The tanks on that site look spectacular, and the mixed lake setup with the fronts, yellow labs and peacocks is drop dead gorgeous. What gets me though is that at least the 'Freshwater Aquariums' on that site looks like they have just been set up an hour ago and the fish have been dropped in just to take the photo. The plants look freshly planted, there are no algae on the rocks or anywhere, and there is not crumb of dirt in sight.

Take the very first photo for example of the tank with the altum angles, the cories and the hemigrammus rhodostomus. That looks like some pretty serious lighting over that tank. How are you ever going to keep down algae in the long run in that setuo? I don't think those sensitive fish will take too kindly to massive dosing of algae killing chemicals :?

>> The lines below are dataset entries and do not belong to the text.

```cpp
WgradParams wgrad_params(const munit_conv_desc* d, int Ho, int Wo) {
  WgradParams p{};
  p.x_bf16 = d->in_dtype == MUNIT_DTYPE_BF16; p.dy_bf16 = d->out_dtype == MUNIT_DTYPE_BF16;
  p.B = d->B; p.H = d->H; p.W = d->W; p.Cin = d->Cin;
  p.ups = d->upsample; p.Hu = d->H << p.ups; p.Wu = d->W << p.ups;
  p.Ho = Ho; p.Wo = Wo; p.Cout = d->Cout;
  p.KH = d->KH; p.KW = d->KW; p.stride = d->stride; p.pad = d->pad;
  p.reflect = d->pad_mode == MUNIT_PAD_REFLECT;
  p.ct = d->compute;
  p.Ktot = d->KH * d->KW * d->Cin; p.M = d->B * Ho * Wo;
  p.dy_sw = d->Cout; p.dy_sh = (long long)Wo * d->Cout; p.dy_sb = (long long)Ho * Wo * d->Cout; p.dy_off = 0;
  return p;
}
WinoWgradParams wino_wgrad_params(const munit_conv_desc* d, int Ho, int Wo, WgradRoute route, const void* x, const void* dy) {
  WinoWgradParams q{};
  q.x = reinterpret_cast<const float*>(x); q.dy = reinterpret_cast<const float*>(dy);
  q.x_bytes = (unsigned)((size_t)d->B * d->H * d->W * d->Cin * 4); q.dy_bytes = (unsigned)((size_t)d->B * Ho * Wo * d->Cout * 4);
  q.dy_sw = d->Cout; q.dy_sh = (long long)Wo * d->Cout; q.dy_sb = (long long)Ho * Wo * d->Cout;
  q.B = d->B; q.H = d->H; q.W = d->W; q.Cin = d->Cin; q.Cout = d->Cout;
  q.reflect = d->pad_mode == MUNIT_PAD_REFLECT;
  q.th = d->H / 2; q.tw = d->W / 2; q.phases = 4;
  if (route == WGR_WINO_S2) {
    q.th = cdiv(Ho, 3); q.tw = cdiv(Wo, 3);
    q.s2 = 1; q.Ho = Ho; q.Wo = Wo;
  } else if (route == WGR_WINO) {
    q.xo = -1; q.phases = 1;
  } else {
    q.dy_sw *= 2; q.dy_sh *= 2; q.dy_prow = (long long)Wo * d->Cout; q.dy_pcol = d->Cout;
    q.reflect = 2; q.xo = -1; q.ring_mask = 1;
  }
  return q;
}
WgradParams subpixel_frame_params(const WgradParams& p, const munit_conv_desc* d, const SubpixelPlan& sp, int Ho, int Wo) {
  WgradParams f = p;
  f.frame = sp.ring;
  f.M = d->B * (2 * sp.ring * Wo + 2 * sp.ring * (Ho - 2 * sp.ring));
  return f;
}
WgradParams subpixel_phase_params(const WgradParams& p, const munit_conv_desc* d, int Wo, int ph) {
  const int a = ph >> 1, b = ph & 1;
  WgradParams q = p;
  q.ups = 0; q.Hu = d->H; q.Wu = d->W;
  q.Ho = d->H - 2; q.Wo = d->W - 2;
  q.KH = 3; q.KW = 3; q.pad = 0; q.reflect = 0;
  q.Ktot = 9 * d->Cin; q.M = d->B * q.Ho * q.Wo;
  q.dy_sw = 2 * d->Cout; q.dy_sh = (long long)2 * Wo * d->Cout;
  q.dy_off = ((long long)(2 + a) * Wo + 2 + b) * d->Cout;
  return q;
}
WgradParams cin3_params(const WgradParams& p, const munit_conv_desc* d) {
  WgradParams q = p;
  q.Cin = 4; q.Ktot = d->KH * d->KW * 4; q.x_bf16 = 0;
  q.ct = 0;
  return q;
}
const char* wgrad_refusal(WgradForm f) {
  if (f == WG_REFUSED_BF16) return "refused: bf16 tensors need Cin % 4 == 0, Cout % 4 == 0, tensors below 2 GiB and B*H*W < 2^23";
  if (f == WG_REFUSED_BF16_X) return "refused: bf16 x with fp32 dy exists for the 3-channel image head only";
  return nullptr;
}
}

extern "C" size_t munit_conv2d_wgrad_workspace_bytes(const munit_conv_desc* d) {
  const WgradRoutePlan pl = plan_wgrad(d);
  return pl.rc ? 0 : pl.ws_bytes;
}

extern "C" double munit_conv2d_executed_flops(const munit_conv_desc* d, int pass) {
  if (pass == MUNIT_PASS_FWD || pass == MUNIT_PASS_DGRAD) return munit_igemm_executed_flops(d, pass);
  if (pass != MUNIT_PASS_WGRAD) return 0.0;
  const WgradRoutePlan pl = plan_wgrad(d);
  if (pl.rc) return 0.0;
  const int Ho = pl.Ho, Wo = pl.Wo;
  const double cc = 2.0 * d->Cin * d->Cout;
  switch (pl.route) {
    case WGR_WINO: return cc * d->B * (d->H / 2) * (d->W / 2) * 16;
    case WGR_WINO_S2: return 4 * cc * (double)s2_tiles(d) * 16;
    case WGR_SUBPIXEL:
      if (pl.sp.wino) return cc * d->B * ((double)d->H * d->W * 4 * 4 + (2.0 * Wo + 2.0 * (Ho - 2)) * 25);
      return cc * d->B * ((double)(d->H - 2) * (d->W - 2) * 4 * 9 + (4.0 * Wo + 4.0 * (Ho - 4)) * 25);
    case WGR_CIN3: return 2.0 * 4 * d->Cout * d->B * Ho * Wo * d->KH * d->KW;
    default: return cc * d->B * Ho * Wo * d->KH * d->KW;
  }
}

extern "C" const char* munit_conv2d_kernel_name(const munit_conv_desc* d, int pass) {
  if (pass == MUNIT_PASS_FWD || pass == MUNIT_PASS_DGRAD) return munit_igemm_kernel_name(d, pass);
  if (pass != MUNIT_PASS_WGRAD) return "invalid";
  const WgradRoutePlan pl = plan_wgrad(d);
  if (pl.rc) return "invalid";
  const int Ho = pl.Ho, Wo = pl.Wo;
  const bool x_bf16 = d->in_dtype == MUNIT_DTYPE_BF16, dy_bf16 = d->out_dtype == MUNIT_DTYPE_BF16;
  const WgradParams p = wgrad_params(d, Ho, Wo);
  switch (pl.route) {
    case WGR_WINO_S2:
    case WGR_WINO: {
      const WinoWgradVariant v = munit_wino_wgrad_variant(wino_wgrad_params(d, Ho, Wo, pl.route, nullptr, nullptr));
      if (!v.s2) return v.fast ? "conv_wino_wgrad_kernel<false, true, false> + wino_wgrad_reduce_kernel"
                               : "conv_wino_wgrad_kernel<false, false, false> + wino_wgrad_reduce_kernel";
      return v.fast ? "conv_wino_wgrad_kernel<true, true, false> + wino_wgrad_reduce_kernel"
                    : v.ring ? "conv_wino_wgrad_kernel<true, false, true> + wino_wgrad_reduce_kernel"
                             : "conv_wino_wgrad_kernel<true, false, false> + wino_wgrad_reduce_kernel";
    }
    case WGR_SMALL:
      if (dy_bf16) return "refused: the 3-channel image head has an fp32 dy";
      if (!munit_small_wgrad_pk()) return x_bf16 ? "conv_lanes_wgrad_kernel<bf16_t>" : "conv_lanes_wgrad_kernel";
      return x_bf16 ? "conv_lanes_wgrad_pk_kernel<bf16_t>" : "conv_lanes_wgrad_pk_kernel";
    case WGR_SUBPIXEL: {
      if (pl.sp.wino) return "conv_wino_wgrad_kernel<false, ., true> x4 sub-pixel phases + frame + reduce";
      const WgradForm fr = wgrad_form(subpixel_frame_params(p, d, pl.sp, Ho, Wo), pl.sp.frame, pl.aligned).form;
      const WgradForm ph = wgrad_form(subpixel_phase_params(p, d, Wo, 0), pl.sp.phase, pl.aligned).form;
      if (wgrad_refusal(fr)) return wgrad_refusal(fr);
      if (wgrad_refusal(ph)) return wgrad_refusal(ph);
      if (ph == WG_BF16S_128 && fr == WG_BF16S_128) return "conv_wgrad_bf16s_kernel<1> x4 sub-pixel phases + frame";
      if (x_bf16 || dy_bf16) return "invalid";
      if (ph == WG_CT1) return "conv_wgrad_kernel<.., 1> x4 sub-pixel phases + fp32 frame";
      if (ph == WG_CT2) return "conv_wgrad_kernel<.., 2> x4 sub-pixel phases + fp32 frame";
      return "conv_wgrad_kernel x4 sub-pixel phases + frame";
    }
    case WGR_CIN3:
      if (x_bf16) return "refused: 3-channel inputs are fp32";
      break;
    case WGR_GENERIC: break;
  }
  const WgradForm f = wgrad_form(pl.route == WGR_CIN3 ? cin3_params(p, d) : p, pl.gen, pl.aligned).form;
  if (wgrad_refusal(f)) return wgrad_refusal(f);
  if (pl.route == WGR_CIN3) return f == WG_REG_BF16_DY ? "conv_wgrad_kernel<.., 0, false, true> (3 input channels padded to 4, bf16 dy)"
                                                       : "conv_wgrad_kernel (3 input channels padded to 4)";
  switch (f) {
    case WG_BF16S_128: return "conv_wgrad_bf16s_kernel<1> + slab_reduce_kernel";
    case WG_BF16S_256: return "conv_wgrad_bf16s_kernel<2> + slab_reduce_kernel";
    case WG_REG_BF16: return "conv_wgrad_kernel<.., 1, true, true> + slab_reduce_kernel";
    case WG_REG_BF16_DY: return "conv_wgrad_kernel<.., 0, false, true> + slab_reduce_kernel";
    case WG_CT1: return "conv_wgrad_kernel<.., 1> + slab_reduce_kernel";
// ... 72 lines not shown
```

munit_amd/csrc/conv_wino.hip:

```cpp
#include "wino.h"
#include <algorithm>
#include <type_traits>

namespace {

constexpr int WT = 64;
constexpr int WNB = 64;
constexpr int WK = 8;
constexpr int VBUF = 16 * WT * WK;
constexpr int UBUF = 16 * WNB * WK;
constexpr int MLD = 36;
constexpr int WINO_SMEM = 16 * WT * MLD;
static_assert(WINO_SMEM >= 2 * VBUF, "operand buffers must fit");

typedef float f32x2 __attribute__((ext_vector_type(2)));

#ifdef WINO_STAMP
__device__ long long g_wino_stamps[8 * 8 * 4];
#define WSTAMP(i) do { const long long t_ = __builtin_amdgcn_s_memtime(); st_acc[i] += t_ - st_last; st_last = t_; } while (0)
#else
#define WSTAMP(i) do { } while (0)
#endif

__device__ inline float wino_act(float v, int act, float slope) {
// ... 482 lines not shown
        } else {
          const int sw = (int)p.dy_sw * 4, sh = (int)p.dy_sh * 4;
          if constexpr (S2) {
            const int y0 = (int)(p.dy_off + b * p.dy_sb) * 4 + 3 * ty * sh + 3 * tx * sw;
#pragma unroll
            for (int i = 0; i < 3; ++i)
#pragma unroll
              for (int j = 0; j < 3; ++j) {
                const bool ok = FAST || (3 * ty + i < p.Ho && 3 * tx + j < p.Wo);
                g[i * 3 + j][e] = __builtin_bit_cast(float, __builtin_amdgcn_raw_buffer_load_b32(
                    yres, ok ? ylane : 0x80000000u, ok ? y0 + i * sh + j * sw : 0, 0));
              }
          } else {
            const int y0 = (int)(p.dy_off + (phase >> 1) * p.dy_prow + (phase & 1) * p.dy_pcol + b * p.dy_sb) * 4 + 2 * ty * sh + 2 * tx * sw;
            if constexpr (RING) {
              const bool r0 = !((phase >> 1) == 0 && ty == 0), r1 = !((phase >> 1) == 1 && ty == p.th - 1);
              const bool c0 = !((phase & 1) == 0 && tx == 0), c1 = !((phase & 1) == 1 && tx == p.tw - 1);
              g[0][e] = __builtin_bit_cast(float, __builtin_amdgcn_raw_buffer_load_b32(yres, r0 && c0 ? ylane : 0x80000000u, y0, 0));
              g[1][e] = __builtin_bit_cast(float, __builtin_amdgcn_raw_buffer_load_b32(yres, r0 && c1 ? ylane : 0x80000000u, y0 + sw, 0));
              g[2][e] = __builtin_bit_cast(float, __builtin_amdgcn_raw_buffer_load_b32(yres, r1 && c0 ? ylane : 0x80000000u, y0 + sh, 0));
              g[3][e] = __builtin_bit_cast(float, __builtin_amdgcn_raw_buffer_load_b32(yres, r1 && c1 ? ylane : 0x80000000u, y0 + sh + sw, 0));
            } else {
              g[0][e] = __builtin_bit_cast(float, __builtin_amdgcn_raw_buffer_load_b32(yres, ylane, y0, 0));
              g[1][e] = __builtin_bit_cast(float, __builtin_amdgcn_raw_buffer_load_b32(yres, ylane, y0 + sw, 0));
              g[2][e] = __builtin_bit_cast(float, __builtin_amdgcn_raw_buffer_load_b32(yres, ylane, y0 + sh, 0));
              g[3][e] = __builtin_bit_cast(float, __builtin_amdgcn_raw_buffer_load_b32(yres, ylane, y0 + sh + sw, 0));
            }
          }
        }
      } else {
#pragma unroll
        for (int q = 0; q < 16; ++q) d[q][e] = 0.f;
#pragma unroll
        for (int q = 0; q < NG; ++q) g[q][e] = 0.f;
      }
    }
    cur_t += 8; cur_tx += 8;
    while (cur_tx >= p.tw) { cur_tx -= p.tw; if (++cur_ty >= p.th) { cur_ty = 0; ++cur_b; } }
  };
  const int wpos = (pair * 64 + (lane ^ ((pair & 1) << 4))) * 2;
  auto transform_store = [&](int buf) {
    if (xside) {
      float* V = smem + (2 + buf) * WG_BUF + wpos;
      f32x2 u[16];
#pragma unroll
      for (int j = 0; j < 4; ++j) {
        u[0 + j] = d[0 + j] - d[8 + j];
        u[4 + j] = d[4 + j] + d[8 + j];
        u[8 + j] = d[8 + j] - d[4 + j];
        u[12 + j] = d[4 + j] - d[12 + j];
      }
#pragma unroll
      for (int i = 0; i < 4; ++i) {
        *reinterpret_cast<f32x2*>(V + (i * 4 + 0) * WG_PLANE) = u[i * 4 + 0] - u[i * 4 + 2];
        *reinterpret_cast<f32x2*>(V + (i * 4 + 1) * WG_PLANE) = u[i * 4 + 1] + u[i * 4 + 2];
        *reinterpret_cast<f32x2*>(V + (i * 4 + 2) * WG_PLANE) = u[i * 4 + 2] - u[i * 4 + 1];
        *reinterpret_cast<f32x2*>(V + (i * 4 + 3) * WG_PLANE) = u[i * 4 + 1] - u[i * 4 + 3];
      }
    } else {
      float* E = smem + buf * WG_BUF + wpos;
      if constexpr (S2) {
        if (want_db) {
          const f32x2 sum = ((g[0] + g[1]) + (g[2] + g[3])) + ((g[4] + g[5]) + (g[6] + g[7])) + g[8];
          dbs += sum[0];
          dbs += sum[1];
        }
        f32x2 r[4][3];
#pragma unroll
        for (int j = 0; j < 3; ++j) {
          r[0][j] = g[j];
          r[1][j] = (g[j] + g[6 + j]) + g[3 + j];
          r[2][j] = (g[j] + g[6 + j]) - g[3 + j];
          r[3][j] = -g[6 + j];
        }
#pragma unroll
        for (int i = 0; i < 4; ++i) {
          *reinterpret_cast<f32x2*>(E + (i * 4 + 0) * WG_PLANE) = r[i][0];
          *reinterpret_cast<f32x2*>(E + (i * 4 + 1) * WG_PLANE) = (r[i][0] + r[i][2]) + r[i][1];
          *reinterpret_cast<f32x2*>(E + (i * 4 + 2) * WG_PLANE) = (r[i][0] + r[i][2]) - r[i][1];
          *reinterpret_cast<f32x2*>(E + (i * 4 + 3) * WG_PLANE) = -r[i][2];
        }
      } else {
        if (want_db) {
          const f32x2 sum = (g[0] + g[1]) + (g[2] + g[3]);
          dbs += sum[0];
          dbs += sum[1];
        }
        const f32x2 r[4][2] = {{g[0], g[1]}, {g[0] + g[2], g[1] + g[3]}, {g[0] - g[2], g[1] - g[3]}, {-g[2], -g[3]}};
#pragma unroll
        for (int i = 0; i < 4; ++i) {
          *reinterpret_cast<f32x2*>(E + (i * 4 + 0) * WG_PLANE) = r[i][0];
          *reinterpret_cast<f32x2*>(E + (i * 4 + 1) * WG_PLANE) = r[i][0] + r[i][1];
          *reinterpret_cast<f32x2*>(E + (i * 4 + 2) * WG_PLANE) = r[i][0] - r[i][1];
          *reinterpret_cast<f32x2*>(E + (i * 4 + 3) * WG_PLANE) = -r[i][1];
        }
      }
    }
  };

  f32x4 acc[2][4][4];
#pragma unroll
  for (int fq = 0; fq < 2; ++fq)
#pragma unroll
    for (int mt = 0; mt < 4; ++mt)
#pragma unroll
      for (int nt = 0; nt < 4; ++nt) acc[fq][mt][nt] = f32x4{0.f, 0.f, 0.f, 0.f};
  int fpos[2][4];
#pragma unroll
  for (int fq = 0; fq < 2; ++fq)
#pragma unroll
    for (int mt = 0; mt < 4; ++mt) {
      fpos[fq][mt] = (wave * 2 + fq) * WG_PLANE + ((lane >> 4) * 64 + ((mt * 16 + (lane & 15)) ^ (((lane >> 4) & 1) << 4))) * 2;
      asm("" : "+v"(fpos[fq][mt]));
    }
  auto compute = [&](int buf, int fq) {
    const float* Ef = smem + buf * WG_BUF;
    const float* Vf = smem + (2 + buf) * WG_BUF;
    f32x2 a[4], bb[4];
#pragma unroll
    for (int nt = 0; nt < 4; ++nt) bb[nt] = *reinterpret_cast<const f32x2*>(Vf + fpos[fq][nt]);
#pragma unroll
    for (int mt = 0; mt < 4; ++mt) a[mt] = *reinterpret_cast<const f32x2*>(Ef + fpos[fq][mt]);
#pragma unroll
    for (int t = 0; t < 2; ++t)
#pragma unroll
      for (int mt = 0; mt < 4; ++mt)
#pragma unroll
        for (int nt = 0; nt < 4; ++nt)
          acc[fq][mt][nt] = __builtin_amdgcn_mfma_f32_16x16x4f32(a[mt][t], bb[nt][t], acc[fq][mt][nt], 0, 0, 0);
  };

  if (nc > 0) {
    load_raw(0);
    transform_store(0);
    if (nc > 1) load_raw(1);
  }
  __syncthreads();
  for (int c = 0; c < nc; ++c) {
    const int cur = c & 1;
    const bool more = c + 1 < nc;
    if (more && wave < 4) {
      transform_store(cur ^ 1);
      if (c + 2 < nc) load_raw(c + 2);
    }
    compute(cur, 0);
    compute(cur, 1);
    if (more && wave >= 4) {
      transform_store(cur ^ 1);
      if (c + 2 < nc) load_raw(c + 2);
    }
    __syncthreads();
  }

  float* const sl = p.slab + ((long long)phase * p.ksplit + split) * 16 * p.Cout * p.Cin;
#pragma unroll
  for (int fq = 0; fq < 2; ++fq)
#pragma unroll
    for (int mt = 0; mt < 4; ++mt)
#pragma unroll
      for (int nt = 0; nt < 4; ++nt)
#pragma unroll
        for (int r = 0; r < 4; ++r)
          sl[((long long)(wave * 2 + fq) * p.Cout + cob * 64 + mt * 16 + 4 * (lane >> 4) + r) * p.Cin + cib * 64 + nt * 16 + (lane & 15)] =
              acc[fq][mt][nt][r];
  if (want_db_blk) {
    smem[wave * 64 + lane] = dbs;
    __syncthreads();
    if (wave == 0) {
      float s = 0.f;
#pragma unroll
      for (int w = 0; w < 8; ++w) s += smem[w * 64 + lane];
      p.db_part[(phase * p.ksplit + split) * p.Cout + cob * 64 + lane] = s;
    }
  }
}
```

Or the second photo of that fantastic tank with the cyprichromis and featherfins around that spectacular pile of petrified wood :drooling: But how is that tank going to look once the featherfins start digging and shape it to their own liking - and how do you even make featherfins stop digging for a moment to take a photo :-?

If it's even possible to maintain the tanks long term in that condition, each tank will need daily attention for more than just a few minutes! I don't know about you guys, but the tanks in the restaurants I go to always look slightly neglected, because the people there are in the business of preparing and selling food, and if they even have maintenance contract, the dudes show up only once every so often. That's not a good environment for Tanganyikan cichlids that demand pristine water quality at all times.

Tank raised mbuna can put up with a lot of abuse before they kick the bucket - and they have the colors to impress! That's why you see a lot of mbuna in tanks in the waiting room at the doctors. They are usually a horror show of hybrid mixed mbuna, and the tanks are poorly decorated with plastic plants and sunken pirate ships, but if you avoid those fallacies, you could have a very low maintenance setup that looks spectacular!

Just my 2c

Frank


----------



## zazz (Apr 5, 2008)

fair point...i even thought that the images where photoshopped from several shots so the fish look well spaced out...but these are high end tanks and probably get high end maintenance...depends wether your resteraunt is high end ....problem is if you dont maintain the tank it will end up looking like one of those chinese resteraunts where you say "i will have that one".. :wink:

just looking at those interior spaces you know that the tanks wont be left to rot..it would be ridiculous.


----------



## srook23 (Feb 21, 2009)

I would go with the Mbuna as well.

I did my current tank with all males and did a wide mix of species. There was a slight aggression at first, but then stocked with more fish and the aggression went down.

Right now I have:

1 - Red Zebra
1 - Albino Zebra Red Top
1 - Rusty
1 - Cobalt Blue Zebra
1 - Bumble Bee
1 - Acei
1- Red Top Ndumbi
1 - Elongated Jewel Spot
1 - Jack Dempsey (rescue fish from hurricane Gustav)
1 - Black Convict
1 - Yellow Lab
1 - Juhanni
1 - Kenyi
6 - Silver Dollars
1 - Tiger Barb (rescue fish from Hurricane Gustav)

I've got a wide variety with some pretty aggressive fish. They do fine. Every once in a while you might see two getting close to fighting, but then they just let it go, or get lost in the mix of the other fish.

The only two I have had a real problem with are the Cobalt Blue Zebra and the Red Top Ndumbi. They don't seem to like each other.


----------



## zazz (Apr 5, 2008)

acctually just looking at that horizontal slate scenario..if the tank was never in daylight which in a resteraunt it probably wont be ..and had a uv..and it had a couple of powerfull side blowing powerheads so the poop didnt hang around ..i think it could look ok with weekly maintenance.

in fact algae in small ammounts on slate is ok..visually.


----------



## srook23 (Feb 21, 2009)

Why not just drop a few pleco's in there??

I have an 8" pleco in my tank and I never have algae.

Then again they aren't much to look at in a show tank...especially when they are hanging on the side sucking.


----------



## bac3492 (Jul 25, 2008)

I would do a tank full of Saulosi, nothing else.

A guy on the forum posted pics of a 400 he used to have that was only saulosi. IT was awesome. Plenty of color and good balance.


----------



## smellsfishy1 (May 29, 2008)

All male peacock and hap.
Put 100 of those bad boys in there.
That is a tank!


----------



## toffee (Feb 11, 2006)

Most Asian restaurant have bunch of fish tanks for live food fishes/crabs/shrimps/lobster etc., Most customers DO NOT know about tropical fishes.

With that in mind I would say either:

1. Really fancy gold fishes. (wow factor and no way anyone mistake them as food fish)

2. A planted tank with hundreds if not over thousand of small tropical fishes, if you have seen thousand neon schooling, it's a sight to be remember. Again, will not be mistaken as food fishes.

3. If the owner must have cichlids. they can copy my tank of fronts/silver aro/blood parrot.


----------



## scuba20v (May 28, 2007)

i want to see pics of this when you get it done!!!
opcorn:


----------